**Activity:** Which lines run from the line with "RRRead<ITEMS, HI>::run(a, ring, u, rt, rb);" through the line with "for (int g = 0;" in the entries below? Print them exactly, both ends included, and nothing more.

**Records shown:**
constexpr int RR_RING = 12;
__host__ __device__ constexpr uint32_t rr_tr_lane_off(uint32_t lane) { return 128u * ((lane >> 2) & 3u) + 32u * (lane >> 4) + 8u * (lane & 3u); }
template <int ITEMS, bool HI, int I = 0>
struct RRRead {
    static constexpr int NT = ITEMS / 4, OPS = NT + ITEMS % 4, D = RR_RING / 2 - 1;
    static constexpr uint32_t SEL_LO16 = HI ? 0x05040100u : 0x03020504u;
    static constexpr uint32_t SEL_HI16 = HI ? 0x07060100u : 0x03020706u;
    static __device__ __forceinline__ void run(uint32_t (&a)[ITEMS], uint64_t (&t)[RR_RING / 2], uint32_t (&u)[4], uint32_t rt, uint32_t rb)
    {
        if constexpr (I < NT) lds_ld16x4_tr<I * 4 * WAVE * 2>(t[I % (RR_RING / 2)], rt);
        else if constexpr (I < OPS) lds_ld16<(3 * NT + I) * WAVE * 2>(u[I - NT], rb);
        if constexpr (I >= D) {
            constexpr int J = I - D;
            constexpr int newest = (I < OPS ? I : OPS - 1);
            if constexpr (J < NT) {
                uint64_t &v = t[J % (RR_RING / 2)];
                lds_wait_le<newest - J>(v);
                const uint32_t lo = (uint32_t)v, hi = (uint32_t)(v >> 32);
                a[4 * J + 0] = __builtin_amdgcn_perm(lo, a[4 * J + 0], SEL_LO16);
                a[4 * J + 1] = __builtin_amdgcn_perm(lo, a[4 * J + 1], SEL_HI16);
                a[4 * J + 2] = __builtin_amdgcn_perm(hi, a[4 * J + 2], SEL_LO16);
                a[4 * J + 3] = __builtin_amdgcn_perm(hi, a[4 * J + 3], SEL_HI16);
            } else {
                lds_wait_le<newest - J>(u[J - NT]);
                a[3 * NT + J] = __builtin_amdgcn_perm(u[J - NT], a[3 * NT + J], SEL_LO16);
            }
        }
        if constexpr (I + 1 < OPS + D) RRRead<ITEMS, HI, I + 1>::run(a, t, u, rt, rb);
    }
};
template <int ITEMS, bool HI>
__device__ __forceinline__ void rr_read_back(uint32_t (&a)[ITEMS], uint64_t (&ring)[RR_RING / 2], uint32_t rt, uint32_t rb)
{
    uint32_t u[4];
    RRRead<ITEMS, HI>::run(a, ring, u, rt, rb);
}

template <int ITEMS, int V, int S0, int I = 0>
struct RRRankFinish {
    static __device__ __forceinline__ void run(uint32_t (&ir)[ITEMS], uint32_t (&key)[ITEMS], uint32_t (&rnk)[V], uint32_t (&base)[V])
    {
        lds_wait_le<2 * (V - 1 - I) + 1>(base[I]);
        ir[S0 + I] = (ir[S0 + I] & 0xFFFF0000u) | (base[I] + rnk[I]);
        opaque(ir[S0 + I]);
        opaque(key[S0 + I]);
        if constexpr (I + 1 < V) RRRankFinish<ITEMS, V, S0, I + 1>::run(ir, key, rnk, base);
    }
};

template <int ITEMS, int S0 = 0>
struct RRRank {
    static __device__ __forceinline__ void run(uint32_t (&ir)[ITEMS], uint32_t (&key)[ITEMS], int shift, int lane, uint32_t cb)
    {
        constexpr int V = (ITEMS - S0 < RR_G) ? (ITEMS - S0) : RR_G;
        static_assert(2 * V - 1 <= 15, "lgkmcnt counts to 15");
        uint32_t rnk[V], base[V];
#pragma unroll
        for (int g = 0; g < V; g++) {
            const uint32_t d = (key[S0 + g] >> shift) & 0xFFu;
            uint32_t dlo, dhi;
            differ_mask(d, dlo, dhi);
            rnk[g] = (uint32_t)lane - wave_prefix_count(dlo, dhi);
            const uint32_t ca = cb + (d << 2);
            asm volatile("ds_read_b32 %0, %1" : "=v"(base[g]) : "v"(ca) : "memory");
            if (rnk[g] == 0) {
                const uint32_t np = 64u - (uint32_t)(__popc(dlo) + __popc(dhi));
                asm volatile("ds_add_u32 %0, %1" ::"v"(ca), "v"(np) : "memory");
            }
        }
        RRRankFinish<ITEMS, V, S0>::run(ir, key, rnk, base);
        __builtin_amdgcn_sched_barrier(0);
        if constexpr (S0 + V < ITEMS) RRRank<ITEMS, S0 + V>::run(ir, key, shift, lane, cb);
    }
};

typedef int rr_i32x4 __attribute__((ext_vector_type(4)));
typedef long long rr_i64x2 __attribute__((ext_vector_type(2)));
constexpr int RR_GH = 8;
constexpr int RR_HW_BITS = 11;
constexpr int RR_WIDE_WORDS = 2048;
constexpr uint32_t RR_TWO_SPAN = (1u << 24) - 3u;
constexpr int RR_TWO_OUT = 256;
constexpr int RR_IMG_RUN = 8;
constexpr int RR_IMG_WL = 3072;
constexpr int RR_IMG_MAX_ITEMS = 98;
constexpr uint32_t RR_IMG_NAN_PADHI = 0xFF0u;
constexpr int RR_IMG_SET_WORDS = 2048;
template <int ITEMS, bool PEEL, int S = 0>
struct RRRankHW {
    static __device__ __forceinline__ void run(uint32_t (&ir)[ITEMS], uint32_t (&key)[ITEMS], uint32_t (&r)[RR_GH], uint32_t (&sh)[RR_GH],
                                               uint32_t (&grp)[RR_GH], uint32_t shift, uint32_t hshift, uint32_t wlo, uint32_t whi, uint32_t cb,
                                               int lane, bool peel)
    {
        constexpr int SLOT = S % RR_GH;
        uint32_t ca = 0, inc = 0, shv = 0, g = 0xFFFFFFFFu;
        uint64_t part = ~0ull;
        if constexpr (S < ITEMS) {
            const uint32_t w = __builtin_amdgcn_ubfe(key[S], shift, wlo);
            const uint32_t h = __builtin_amdgcn_ubfe(key[S], hshift, whi);
            ca = cb + (w << 2);
            if constexpr (PEEL) {
                shv = h << 4;
                inc = 1u << shv;
            } else {
                inc = __umul24(h, 0xFFFFu) + 1u;
                shv = __umul24(h, 0x0202u) + 0x07060100u;
            }
            if constexpr (PEEL) {
                if (peel) {
                    const uint32_t d = w | (h << 11);
                    const bool in = (d == (uint32_t)__builtin_amdgcn_readfirstlane((int)d));
                    const uint64_t m = __ballot(in);
                    if (in) g = wave_prefix_count(m);
                    if (lane == 0) inc = (uint32_t)__popcll(m) << shv;
                    part = ~m | 1ull;
                }
            }
        }
        if constexpr (S >= RR_GH) {
            constexpr int J = S - RR_GH;
            constexpr int younger = ((S < ITEMS ? S : ITEMS) - 1) - J;
            lds_wait_le<younger>(r[SLOT]);
            if constexpr (PEEL) {
                const uint32_t lead = (uint32_t)__builtin_amdgcn_readfirstlane((int)r[SLOT]);
                const uint32_t own = (grp[SLOT] != 0xFFFFFFFFu) ? lead : r[SLOT];
                const uint32_t rank = __builtin_amdgcn_ubfe(own, sh[SLOT], 16u) + (grp[SLOT] != 0xFFFFFFFFu ? grp[SLOT] : 0u);
                ir[J] = (ir[J] & 0xFFFF0000u) | rank;
            } else {
                ir[J] = __builtin_amdgcn_perm(ir[J], r[SLOT], sh[SLOT]);
            }
            opaque(ir[J]);
            opaque(key[J]);
        }
        if constexpr (S < ITEMS) {
            sh[SLOT] = shv;
            grp[SLOT] = g;
            if constexpr (PEEL) {
                uint64_t saved;
                r[SLOT] = 0;
                asm volatile("s_and_saveexec_b64 %0, %4\n\tds_add_rtn_u32 %1, %2, %3\n\ts_mov_b64 exec, %0"
                             : "=&s"(saved), "+v"(r[SLOT])
                             : "v"(ca), "v"(inc), "s"(part)
                             : "memory");
            } else {
                asm volatile("ds_add_rtn_u32 %0, %1, %2" : "=v"(r[SLOT]) : "v"(ca), "v"(inc) : "memory");
            }
        }
        __builtin_amdgcn_sched_barrier(0);
        if constexpr (S + 1 < ITEMS + RR_GH) RRRankHW<ITEMS, PEEL, S + 1>::run(ir, key, r, sh, grp, shift, hshift, wlo, whi, cb, lane, peel);
    }
};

**Exercise solution:**
    RRRead<ITEMS, HI>::run(a, ring, u, rt, rb);
}

template <int ITEMS, int V, int S0, int I = 0>
struct RRRankFinish {
    static __device__ __forceinline__ void run(uint32_t (&ir)[ITEMS], uint32_t (&key)[ITEMS], uint32_t (&rnk)[V], uint32_t (&base)[V])
    {
        lds_wait_le<2 * (V - 1 - I) + 1>(base[I]);
        ir[S0 + I] = (ir[S0 + I] & 0xFFFF0000u) | (base[I] + rnk[I]);
        opaque(ir[S0 + I]);
        opaque(key[S0 + I]);
        if constexpr (I + 1 < V) RRRankFinish<ITEMS, V, S0, I + 1>::run(ir, key, rnk, base);
    }
};

template <int ITEMS, int S0 = 0>
struct RRRank {
    static __device__ __forceinline__ void run(uint32_t (&ir)[ITEMS], uint32_t (&key)[ITEMS], int shift, int lane, uint32_t cb)
    {
        constexpr int V = (ITEMS - S0 < RR_G) ? (ITEMS - S0) : RR_G;
        static_assert(2 * V - 1 <= 15, "lgkmcnt counts to 15");
        uint32_t rnk[V], base[V];
#pragma unroll
        for (int g = 0; g < V; g++) {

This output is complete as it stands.